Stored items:
==================================================
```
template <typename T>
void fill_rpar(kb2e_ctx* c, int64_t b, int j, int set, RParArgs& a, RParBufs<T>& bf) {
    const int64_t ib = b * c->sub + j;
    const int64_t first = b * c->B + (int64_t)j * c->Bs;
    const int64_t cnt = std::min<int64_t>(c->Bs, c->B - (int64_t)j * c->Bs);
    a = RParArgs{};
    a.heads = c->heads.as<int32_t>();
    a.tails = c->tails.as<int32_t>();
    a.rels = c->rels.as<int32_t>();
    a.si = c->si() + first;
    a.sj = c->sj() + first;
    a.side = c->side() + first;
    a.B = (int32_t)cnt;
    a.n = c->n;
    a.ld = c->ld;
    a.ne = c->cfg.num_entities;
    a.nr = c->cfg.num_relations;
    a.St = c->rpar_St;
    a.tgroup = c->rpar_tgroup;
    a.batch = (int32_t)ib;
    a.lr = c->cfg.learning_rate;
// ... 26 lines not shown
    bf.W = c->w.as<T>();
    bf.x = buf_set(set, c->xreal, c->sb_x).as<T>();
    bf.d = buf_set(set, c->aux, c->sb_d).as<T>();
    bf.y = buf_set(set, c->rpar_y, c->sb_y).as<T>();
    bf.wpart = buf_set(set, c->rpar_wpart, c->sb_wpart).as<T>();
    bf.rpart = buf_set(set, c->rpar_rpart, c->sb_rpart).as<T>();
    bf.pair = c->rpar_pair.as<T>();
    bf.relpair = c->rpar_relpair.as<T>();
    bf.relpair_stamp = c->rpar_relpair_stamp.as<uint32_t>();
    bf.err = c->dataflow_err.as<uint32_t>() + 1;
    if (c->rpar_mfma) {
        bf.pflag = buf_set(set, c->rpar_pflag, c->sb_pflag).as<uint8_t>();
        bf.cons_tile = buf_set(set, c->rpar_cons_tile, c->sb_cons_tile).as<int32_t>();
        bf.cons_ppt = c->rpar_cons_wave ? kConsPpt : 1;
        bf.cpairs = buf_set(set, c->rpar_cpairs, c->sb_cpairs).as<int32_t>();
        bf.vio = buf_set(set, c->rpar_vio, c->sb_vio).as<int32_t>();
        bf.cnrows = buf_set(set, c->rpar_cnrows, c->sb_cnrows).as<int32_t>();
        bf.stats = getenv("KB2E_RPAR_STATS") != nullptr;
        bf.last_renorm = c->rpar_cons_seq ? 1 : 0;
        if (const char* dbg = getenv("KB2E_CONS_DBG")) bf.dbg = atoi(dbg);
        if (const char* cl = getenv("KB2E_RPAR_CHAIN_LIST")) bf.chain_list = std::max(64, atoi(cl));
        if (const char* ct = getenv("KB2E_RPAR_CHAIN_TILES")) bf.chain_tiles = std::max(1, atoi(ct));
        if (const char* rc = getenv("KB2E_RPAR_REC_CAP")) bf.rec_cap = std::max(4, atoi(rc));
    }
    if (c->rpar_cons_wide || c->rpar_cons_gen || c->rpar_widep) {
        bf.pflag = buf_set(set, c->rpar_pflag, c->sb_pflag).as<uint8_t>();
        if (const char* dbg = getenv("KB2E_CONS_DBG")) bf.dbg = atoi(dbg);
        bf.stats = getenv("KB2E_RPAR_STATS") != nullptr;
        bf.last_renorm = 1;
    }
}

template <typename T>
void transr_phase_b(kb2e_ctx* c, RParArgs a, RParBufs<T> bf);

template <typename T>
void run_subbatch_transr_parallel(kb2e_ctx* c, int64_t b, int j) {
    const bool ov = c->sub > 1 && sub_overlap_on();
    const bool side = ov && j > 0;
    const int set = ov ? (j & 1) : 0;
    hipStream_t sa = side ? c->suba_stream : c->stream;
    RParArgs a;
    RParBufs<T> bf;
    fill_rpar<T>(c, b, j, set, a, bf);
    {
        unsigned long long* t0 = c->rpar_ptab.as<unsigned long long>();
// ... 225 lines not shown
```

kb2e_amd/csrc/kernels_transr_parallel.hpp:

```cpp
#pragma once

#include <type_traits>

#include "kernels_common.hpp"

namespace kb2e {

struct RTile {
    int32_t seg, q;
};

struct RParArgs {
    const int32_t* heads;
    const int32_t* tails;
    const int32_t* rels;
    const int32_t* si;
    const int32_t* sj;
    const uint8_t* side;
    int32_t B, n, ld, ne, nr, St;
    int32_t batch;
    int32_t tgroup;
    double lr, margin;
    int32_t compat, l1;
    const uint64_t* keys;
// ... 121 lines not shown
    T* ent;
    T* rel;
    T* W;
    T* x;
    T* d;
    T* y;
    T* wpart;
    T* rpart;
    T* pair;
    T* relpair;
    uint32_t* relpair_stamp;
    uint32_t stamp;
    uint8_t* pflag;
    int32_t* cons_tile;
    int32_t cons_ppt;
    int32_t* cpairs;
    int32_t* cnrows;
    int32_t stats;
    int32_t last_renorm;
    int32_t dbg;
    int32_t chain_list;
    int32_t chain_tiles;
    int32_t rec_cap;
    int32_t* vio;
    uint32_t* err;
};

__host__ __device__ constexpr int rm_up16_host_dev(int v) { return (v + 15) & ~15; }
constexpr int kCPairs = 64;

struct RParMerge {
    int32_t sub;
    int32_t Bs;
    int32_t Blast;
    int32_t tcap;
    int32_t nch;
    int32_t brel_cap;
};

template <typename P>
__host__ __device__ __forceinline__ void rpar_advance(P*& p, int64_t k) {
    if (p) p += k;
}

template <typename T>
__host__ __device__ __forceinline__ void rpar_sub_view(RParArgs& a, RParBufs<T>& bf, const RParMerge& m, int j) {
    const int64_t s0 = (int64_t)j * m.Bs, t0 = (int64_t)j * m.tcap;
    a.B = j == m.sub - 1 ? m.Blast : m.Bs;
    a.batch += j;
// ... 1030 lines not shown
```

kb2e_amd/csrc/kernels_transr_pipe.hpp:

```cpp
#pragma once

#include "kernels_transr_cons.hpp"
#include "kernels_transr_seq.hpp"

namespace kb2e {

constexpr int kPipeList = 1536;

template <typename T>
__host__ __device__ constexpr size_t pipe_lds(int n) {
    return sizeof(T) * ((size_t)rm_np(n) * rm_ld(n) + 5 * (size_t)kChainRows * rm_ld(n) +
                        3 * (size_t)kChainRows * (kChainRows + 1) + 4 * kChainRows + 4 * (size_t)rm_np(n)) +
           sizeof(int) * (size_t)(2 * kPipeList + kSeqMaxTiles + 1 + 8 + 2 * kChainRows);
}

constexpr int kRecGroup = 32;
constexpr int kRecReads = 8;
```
==================================================
• [AIM OF THE TASK]
Each record above must be given again exactly as written.

• [TASK RESULT]
```
template <typename T>
void fill_rpar(kb2e_ctx* c, int64_t b, int j, int set, RParArgs& a, RParBufs<T>& bf) {
    const int64_t ib = b * c->sub + j;
    const int64_t first = b * c->B + (int64_t)j * c->Bs;
    const int64_t cnt = std::min<int64_t>(c->Bs, c->B - (int64_t)j * c->Bs);
    a = RParArgs{};
    a.heads = c->heads.as<int32_t>();
    a.tails = c->tails.as<int32_t>();
    a.rels = c->rels.as<int32_t>();
    a.si = c->si() + first;
    a.sj = c->sj() + first;
    a.side = c->side() + first;
    a.B = (int32_t)cnt;
    a.n = c->n;
    a.ld = c->ld;
    a.ne = c->cfg.num_entities;
    a.nr = c->cfg.num_relations;
    a.St = c->rpar_St;
    a.tgroup = c->rpar_tgroup;
    a.batch = (int32_t)ib;
    a.lr = c->cfg.learning_rate;
// ... 26 lines not shown
    bf.W = c->w.as<T>();
    bf.x = buf_set(set, c->xreal, c->sb_x).as<T>();
    bf.d = buf_set(set, c->aux, c->sb_d).as<T>();
    bf.y = buf_set(set, c->rpar_y, c->sb_y).as<T>();
    bf.wpart = buf_set(set, c->rpar_wpart, c->sb_wpart).as<T>();
    bf.rpart = buf_set(set, c->rpar_rpart, c->sb_rpart).as<T>();
    bf.pair = c->rpar_pair.as<T>();
    bf.relpair = c->rpar_relpair.as<T>();
    bf.relpair_stamp = c->rpar_relpair_stamp.as<uint32_t>();
    bf.err = c->dataflow_err.as<uint32_t>() + 1;
    if (c->rpar_mfma) {
        bf.pflag = buf_set(set, c->rpar_pflag, c->sb_pflag).as<uint8_t>();
        bf.cons_tile = buf_set(set, c->rpar_cons_tile, c->sb_cons_tile).as<int32_t>();
        bf.cons_ppt = c->rpar_cons_wave ? kConsPpt : 1;
        bf.cpairs = buf_set(set, c->rpar_cpairs, c->sb_cpairs).as<int32_t>();
        bf.vio = buf_set(set, c->rpar_vio, c->sb_vio).as<int32_t>();
        bf.cnrows = buf_set(set, c->rpar_cnrows, c->sb_cnrows).as<int32_t>();
        bf.stats = getenv("KB2E_RPAR_STATS") != nullptr;
        bf.last_renorm = c->rpar_cons_seq ? 1 : 0;
        if (const char* dbg = getenv("KB2E_CONS_DBG")) bf.dbg = atoi(dbg);
        if (const char* cl = getenv("KB2E_RPAR_CHAIN_LIST")) bf.chain_list = std::max(64, atoi(cl));
        if (const char* ct = getenv("KB2E_RPAR_CHAIN_TILES")) bf.chain_tiles = std::max(1, atoi(ct));
        if (const char* rc = getenv("KB2E_RPAR_REC_CAP")) bf.rec_cap = std::max(4, atoi(rc));
    }
    if (c->rpar_cons_wide || c->rpar_cons_gen || c->rpar_widep) {
        bf.pflag = buf_set(set, c->rpar_pflag, c->sb_pflag).as<uint8_t>();
        if (const char* dbg = getenv("KB2E_CONS_DBG")) bf.dbg = atoi(dbg);
        bf.stats = getenv("KB2E_RPAR_STATS") != nullptr;
        bf.last_renorm = 1;
    }
}

template <typename T>
void transr_phase_b(kb2e_ctx* c, RParArgs a, RParBufs<T> bf);

template <typename T>
void run_subbatch_transr_parallel(kb2e_ctx* c, int64_t b, int j) {
    const bool ov = c->sub > 1 && sub_overlap_on();
    const bool side = ov && j > 0;
    const int set = ov ? (j & 1) : 0;
    hipStream_t sa = side ? c->suba_stream : c->stream;
    RParArgs a;
    RParBufs<T> bf;
    fill_rpar<T>(c, b, j, set, a, bf);
    {
        unsigned long long* t0 = c->rpar_ptab.as<unsigned long long>();
// ... 225 lines not shown
```

kb2e_amd/csrc/kernels_transr_parallel.hpp:

```cpp
#pragma once

#include <type_traits>

#include "kernels_common.hpp"

namespace kb2e {

struct RTile {
    int32_t seg, q;
};

struct RParArgs {
    const int32_t* heads;
    const int32_t* tails;
    const int32_t* rels;
    const int32_t* si;
    const int32_t* sj;
    const uint8_t* side;
    int32_t B, n, ld, ne, nr, St;
    int32_t batch;
    int32_t tgroup;
    double lr, margin;
    int32_t compat, l1;
    const uint64_t* keys;
// ... 121 lines not shown
    T* ent;
    T* rel;
    T* W;
    T* x;
    T* d;
    T* y;
    T* wpart;
    T* rpart;
    T* pair;
    T* relpair;
    uint32_t* relpair_stamp;
    uint32_t stamp;
    uint8_t* pflag;
    int32_t* cons_tile;
    int32_t cons_ppt;
    int32_t* cpairs;
    int32_t* cnrows;
    int32_t stats;
    int32_t last_renorm;
    int32_t dbg;
    int32_t chain_list;
    int32_t chain_tiles;
    int32_t rec_cap;
    int32_t* vio;
    uint32_t* err;
};

__host__ __device__ constexpr int rm_up16_host_dev(int v) { return (v + 15) & ~15; }
constexpr int kCPairs = 64;

struct RParMerge {
    int32_t sub;
    int32_t Bs;
    int32_t Blast;
    int32_t tcap;
    int32_t nch;
    int32_t brel_cap;
};

template <typename P>
__host__ __device__ __forceinline__ void rpar_advance(P*& p, int64_t k) {
    if (p) p += k;
}

template <typename T>
__host__ __device__ __forceinline__ void rpar_sub_view(RParArgs& a, RParBufs<T>& bf, const RParMerge& m, int j) {
    const int64_t s0 = (int64_t)j * m.Bs, t0 = (int64_t)j * m.tcap;
    a.B = j == m.sub - 1 ? m.Blast : m.Bs;
    a.batch += j;
// ... 1030 lines not shown
```

kb2e_amd/csrc/kernels_transr_pipe.hpp:

```cpp
#pragma once

#include "kernels_transr_cons.hpp"
#include "kernels_transr_seq.hpp"

namespace kb2e {

constexpr int kPipeList = 1536;

template <typename T>
__host__ __device__ constexpr size_t pipe_lds(int n) {
    return sizeof(T) * ((size_t)rm_np(n) * rm_ld(n) + 5 * (size_t)kChainRows * rm_ld(n) +
                        3 * (size_t)kChainRows * (kChainRows + 1) + 4 * kChainRows + 4 * (size_t)rm_np(n)) +
           sizeof(int) * (size_t)(2 * kPipeList + kSeqMaxTiles + 1 + 8 + 2 * kChainRows);
}

constexpr int kRecGroup = 32;
constexpr int kRecReads = 8;
```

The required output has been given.